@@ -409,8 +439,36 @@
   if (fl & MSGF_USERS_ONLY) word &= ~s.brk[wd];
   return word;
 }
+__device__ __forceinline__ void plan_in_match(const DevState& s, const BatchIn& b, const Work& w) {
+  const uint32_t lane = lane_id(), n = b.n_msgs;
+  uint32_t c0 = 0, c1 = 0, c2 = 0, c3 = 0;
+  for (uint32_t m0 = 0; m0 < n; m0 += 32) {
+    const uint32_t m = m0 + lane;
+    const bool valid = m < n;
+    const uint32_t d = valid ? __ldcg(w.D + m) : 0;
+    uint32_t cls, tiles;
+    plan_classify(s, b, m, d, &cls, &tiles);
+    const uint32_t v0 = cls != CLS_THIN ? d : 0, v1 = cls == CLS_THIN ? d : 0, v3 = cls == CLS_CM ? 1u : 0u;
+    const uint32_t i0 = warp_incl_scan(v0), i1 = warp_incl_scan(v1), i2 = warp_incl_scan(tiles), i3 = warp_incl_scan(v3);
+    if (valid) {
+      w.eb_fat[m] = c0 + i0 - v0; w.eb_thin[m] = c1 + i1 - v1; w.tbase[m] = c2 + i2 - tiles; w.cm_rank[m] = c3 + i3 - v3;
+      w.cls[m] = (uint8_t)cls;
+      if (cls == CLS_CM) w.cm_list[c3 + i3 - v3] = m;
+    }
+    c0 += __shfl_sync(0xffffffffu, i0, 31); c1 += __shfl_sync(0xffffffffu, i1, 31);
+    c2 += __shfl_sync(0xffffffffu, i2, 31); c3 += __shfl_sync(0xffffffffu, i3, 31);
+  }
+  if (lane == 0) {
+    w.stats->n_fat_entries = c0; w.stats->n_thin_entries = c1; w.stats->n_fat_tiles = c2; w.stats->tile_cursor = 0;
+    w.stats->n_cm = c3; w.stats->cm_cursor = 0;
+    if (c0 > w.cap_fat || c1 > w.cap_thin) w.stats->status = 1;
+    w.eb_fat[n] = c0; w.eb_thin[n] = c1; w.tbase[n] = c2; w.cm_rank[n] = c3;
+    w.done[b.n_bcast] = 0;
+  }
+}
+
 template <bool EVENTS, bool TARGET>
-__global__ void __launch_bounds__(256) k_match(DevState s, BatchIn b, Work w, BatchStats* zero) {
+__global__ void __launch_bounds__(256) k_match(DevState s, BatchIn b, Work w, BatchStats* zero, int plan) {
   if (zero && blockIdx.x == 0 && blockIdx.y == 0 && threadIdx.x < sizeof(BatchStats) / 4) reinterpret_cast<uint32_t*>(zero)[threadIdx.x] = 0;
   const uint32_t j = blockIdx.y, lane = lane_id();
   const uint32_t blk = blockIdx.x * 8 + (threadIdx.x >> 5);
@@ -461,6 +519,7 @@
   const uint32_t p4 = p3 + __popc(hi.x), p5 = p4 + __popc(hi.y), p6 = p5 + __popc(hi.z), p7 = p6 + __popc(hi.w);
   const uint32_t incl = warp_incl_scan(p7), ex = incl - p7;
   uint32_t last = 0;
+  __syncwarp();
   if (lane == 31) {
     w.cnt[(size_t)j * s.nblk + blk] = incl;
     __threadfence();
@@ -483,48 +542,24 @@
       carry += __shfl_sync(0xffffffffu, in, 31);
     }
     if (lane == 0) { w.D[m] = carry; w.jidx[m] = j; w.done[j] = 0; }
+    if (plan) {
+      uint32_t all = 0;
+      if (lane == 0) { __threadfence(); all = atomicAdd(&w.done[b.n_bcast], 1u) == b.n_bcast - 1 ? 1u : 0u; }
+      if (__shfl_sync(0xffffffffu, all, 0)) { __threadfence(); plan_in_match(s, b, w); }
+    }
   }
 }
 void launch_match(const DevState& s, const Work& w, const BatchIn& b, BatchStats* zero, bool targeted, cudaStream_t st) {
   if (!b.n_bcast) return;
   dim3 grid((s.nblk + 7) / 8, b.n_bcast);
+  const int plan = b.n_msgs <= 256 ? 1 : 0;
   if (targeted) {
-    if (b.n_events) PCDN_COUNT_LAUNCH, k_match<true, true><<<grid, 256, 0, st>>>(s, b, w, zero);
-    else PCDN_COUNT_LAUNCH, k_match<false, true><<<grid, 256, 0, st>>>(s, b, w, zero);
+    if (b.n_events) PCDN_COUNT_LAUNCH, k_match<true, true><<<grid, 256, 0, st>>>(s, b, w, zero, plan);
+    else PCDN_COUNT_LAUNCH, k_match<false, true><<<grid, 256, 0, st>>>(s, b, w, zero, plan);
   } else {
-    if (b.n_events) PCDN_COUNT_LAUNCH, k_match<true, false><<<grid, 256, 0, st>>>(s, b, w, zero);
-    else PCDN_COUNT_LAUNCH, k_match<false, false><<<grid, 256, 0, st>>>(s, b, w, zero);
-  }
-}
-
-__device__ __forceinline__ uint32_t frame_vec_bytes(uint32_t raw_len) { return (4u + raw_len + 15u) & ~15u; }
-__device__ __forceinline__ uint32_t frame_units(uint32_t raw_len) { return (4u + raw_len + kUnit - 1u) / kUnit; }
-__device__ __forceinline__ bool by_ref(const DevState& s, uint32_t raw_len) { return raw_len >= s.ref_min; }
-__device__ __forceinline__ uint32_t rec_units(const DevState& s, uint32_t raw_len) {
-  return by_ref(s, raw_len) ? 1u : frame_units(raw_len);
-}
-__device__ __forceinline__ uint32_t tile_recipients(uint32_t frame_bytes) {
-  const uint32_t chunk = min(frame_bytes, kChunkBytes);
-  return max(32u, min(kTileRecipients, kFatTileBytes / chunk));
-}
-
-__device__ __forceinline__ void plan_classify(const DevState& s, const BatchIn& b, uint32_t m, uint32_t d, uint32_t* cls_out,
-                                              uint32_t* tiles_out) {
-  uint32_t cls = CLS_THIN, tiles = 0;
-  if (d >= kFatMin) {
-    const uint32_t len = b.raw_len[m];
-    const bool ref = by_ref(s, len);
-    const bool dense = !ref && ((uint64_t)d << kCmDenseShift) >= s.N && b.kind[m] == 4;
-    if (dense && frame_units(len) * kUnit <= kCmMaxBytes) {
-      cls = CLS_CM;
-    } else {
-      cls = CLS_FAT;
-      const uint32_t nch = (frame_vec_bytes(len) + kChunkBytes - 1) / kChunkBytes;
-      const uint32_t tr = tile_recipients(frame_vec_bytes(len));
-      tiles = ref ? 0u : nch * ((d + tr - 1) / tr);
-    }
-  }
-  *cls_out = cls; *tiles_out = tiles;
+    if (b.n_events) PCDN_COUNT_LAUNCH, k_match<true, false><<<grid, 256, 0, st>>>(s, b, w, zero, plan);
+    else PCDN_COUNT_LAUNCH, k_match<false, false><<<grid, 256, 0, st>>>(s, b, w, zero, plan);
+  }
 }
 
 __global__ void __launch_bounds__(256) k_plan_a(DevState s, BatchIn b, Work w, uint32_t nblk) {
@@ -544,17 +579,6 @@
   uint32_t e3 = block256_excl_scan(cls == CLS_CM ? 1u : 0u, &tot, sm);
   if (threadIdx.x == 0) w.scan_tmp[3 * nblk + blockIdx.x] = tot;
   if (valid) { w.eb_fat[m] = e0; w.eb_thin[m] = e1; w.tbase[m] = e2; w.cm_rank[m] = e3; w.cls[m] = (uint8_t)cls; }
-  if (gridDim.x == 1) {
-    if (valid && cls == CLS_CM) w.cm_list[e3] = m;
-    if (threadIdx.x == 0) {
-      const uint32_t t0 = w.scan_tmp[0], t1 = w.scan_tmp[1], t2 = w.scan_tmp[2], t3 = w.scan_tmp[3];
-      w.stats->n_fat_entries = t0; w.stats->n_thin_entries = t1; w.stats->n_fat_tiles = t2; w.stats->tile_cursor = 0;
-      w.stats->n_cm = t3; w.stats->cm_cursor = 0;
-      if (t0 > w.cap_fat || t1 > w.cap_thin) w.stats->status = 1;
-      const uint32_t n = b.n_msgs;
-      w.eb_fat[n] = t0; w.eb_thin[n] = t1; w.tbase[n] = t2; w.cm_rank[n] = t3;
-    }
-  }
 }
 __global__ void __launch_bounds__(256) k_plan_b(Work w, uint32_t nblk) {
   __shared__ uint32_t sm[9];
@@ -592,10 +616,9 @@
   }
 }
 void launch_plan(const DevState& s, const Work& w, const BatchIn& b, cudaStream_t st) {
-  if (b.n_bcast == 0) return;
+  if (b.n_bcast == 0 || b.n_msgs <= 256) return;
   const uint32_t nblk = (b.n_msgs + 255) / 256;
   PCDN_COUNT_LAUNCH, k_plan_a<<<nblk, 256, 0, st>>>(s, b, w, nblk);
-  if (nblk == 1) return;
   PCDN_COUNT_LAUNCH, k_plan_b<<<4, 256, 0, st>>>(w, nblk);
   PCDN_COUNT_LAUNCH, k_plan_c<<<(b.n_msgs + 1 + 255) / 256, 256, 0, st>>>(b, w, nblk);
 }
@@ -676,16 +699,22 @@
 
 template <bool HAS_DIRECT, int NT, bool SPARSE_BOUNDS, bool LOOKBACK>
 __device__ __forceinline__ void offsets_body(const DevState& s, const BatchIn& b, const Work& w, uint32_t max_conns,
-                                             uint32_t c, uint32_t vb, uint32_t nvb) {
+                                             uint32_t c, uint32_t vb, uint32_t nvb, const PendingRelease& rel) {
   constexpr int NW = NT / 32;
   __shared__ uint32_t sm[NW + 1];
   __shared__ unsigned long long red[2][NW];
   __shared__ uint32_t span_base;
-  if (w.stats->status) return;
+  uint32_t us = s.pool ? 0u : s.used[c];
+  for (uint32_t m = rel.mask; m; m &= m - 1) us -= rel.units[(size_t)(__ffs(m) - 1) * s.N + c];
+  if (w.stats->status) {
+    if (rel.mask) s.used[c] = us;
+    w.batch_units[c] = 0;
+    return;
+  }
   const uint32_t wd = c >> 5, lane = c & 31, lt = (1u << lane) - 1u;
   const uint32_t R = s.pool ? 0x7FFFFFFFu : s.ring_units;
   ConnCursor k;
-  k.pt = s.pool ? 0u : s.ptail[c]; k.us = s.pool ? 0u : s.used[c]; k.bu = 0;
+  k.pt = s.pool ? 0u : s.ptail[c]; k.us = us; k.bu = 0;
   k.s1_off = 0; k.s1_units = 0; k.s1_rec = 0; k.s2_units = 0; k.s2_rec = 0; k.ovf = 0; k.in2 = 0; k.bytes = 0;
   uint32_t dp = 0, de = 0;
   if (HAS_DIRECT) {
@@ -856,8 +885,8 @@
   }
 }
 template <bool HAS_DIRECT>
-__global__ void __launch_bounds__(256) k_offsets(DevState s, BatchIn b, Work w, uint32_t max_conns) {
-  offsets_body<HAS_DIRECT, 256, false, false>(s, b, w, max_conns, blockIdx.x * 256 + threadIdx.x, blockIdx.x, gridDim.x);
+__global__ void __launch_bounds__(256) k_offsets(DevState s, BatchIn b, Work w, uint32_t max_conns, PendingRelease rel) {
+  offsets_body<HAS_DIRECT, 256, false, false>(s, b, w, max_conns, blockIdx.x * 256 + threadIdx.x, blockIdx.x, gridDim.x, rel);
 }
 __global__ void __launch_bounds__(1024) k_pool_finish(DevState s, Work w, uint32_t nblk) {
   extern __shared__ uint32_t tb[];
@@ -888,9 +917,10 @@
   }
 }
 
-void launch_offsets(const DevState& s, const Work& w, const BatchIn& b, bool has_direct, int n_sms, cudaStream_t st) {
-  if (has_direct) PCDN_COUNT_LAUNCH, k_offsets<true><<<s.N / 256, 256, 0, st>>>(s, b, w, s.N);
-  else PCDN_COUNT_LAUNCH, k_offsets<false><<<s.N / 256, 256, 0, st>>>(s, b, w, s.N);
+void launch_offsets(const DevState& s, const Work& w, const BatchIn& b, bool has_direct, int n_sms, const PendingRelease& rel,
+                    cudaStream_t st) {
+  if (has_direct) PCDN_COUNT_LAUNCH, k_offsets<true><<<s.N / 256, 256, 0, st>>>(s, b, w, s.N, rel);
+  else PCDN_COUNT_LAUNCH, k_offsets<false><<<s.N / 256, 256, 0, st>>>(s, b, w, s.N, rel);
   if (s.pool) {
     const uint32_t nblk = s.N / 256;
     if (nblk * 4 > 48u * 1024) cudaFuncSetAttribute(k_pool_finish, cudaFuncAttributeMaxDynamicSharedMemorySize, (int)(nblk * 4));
· · · ·
Required work
Start with the line above that contains "m = m0 + lane;" and end with the line that contains "d, &cls, &tiles);". Write out those lines exactly, and only those.

Expected output
+    const uint32_t m = m0 + lane;
+    const bool valid = m < n;
+    const uint32_t d = valid ? __ldcg(w.D + m) : 0;
+    uint32_t cls, tiles;
+    plan_classify(s, b, m, d, &cls, &tiles);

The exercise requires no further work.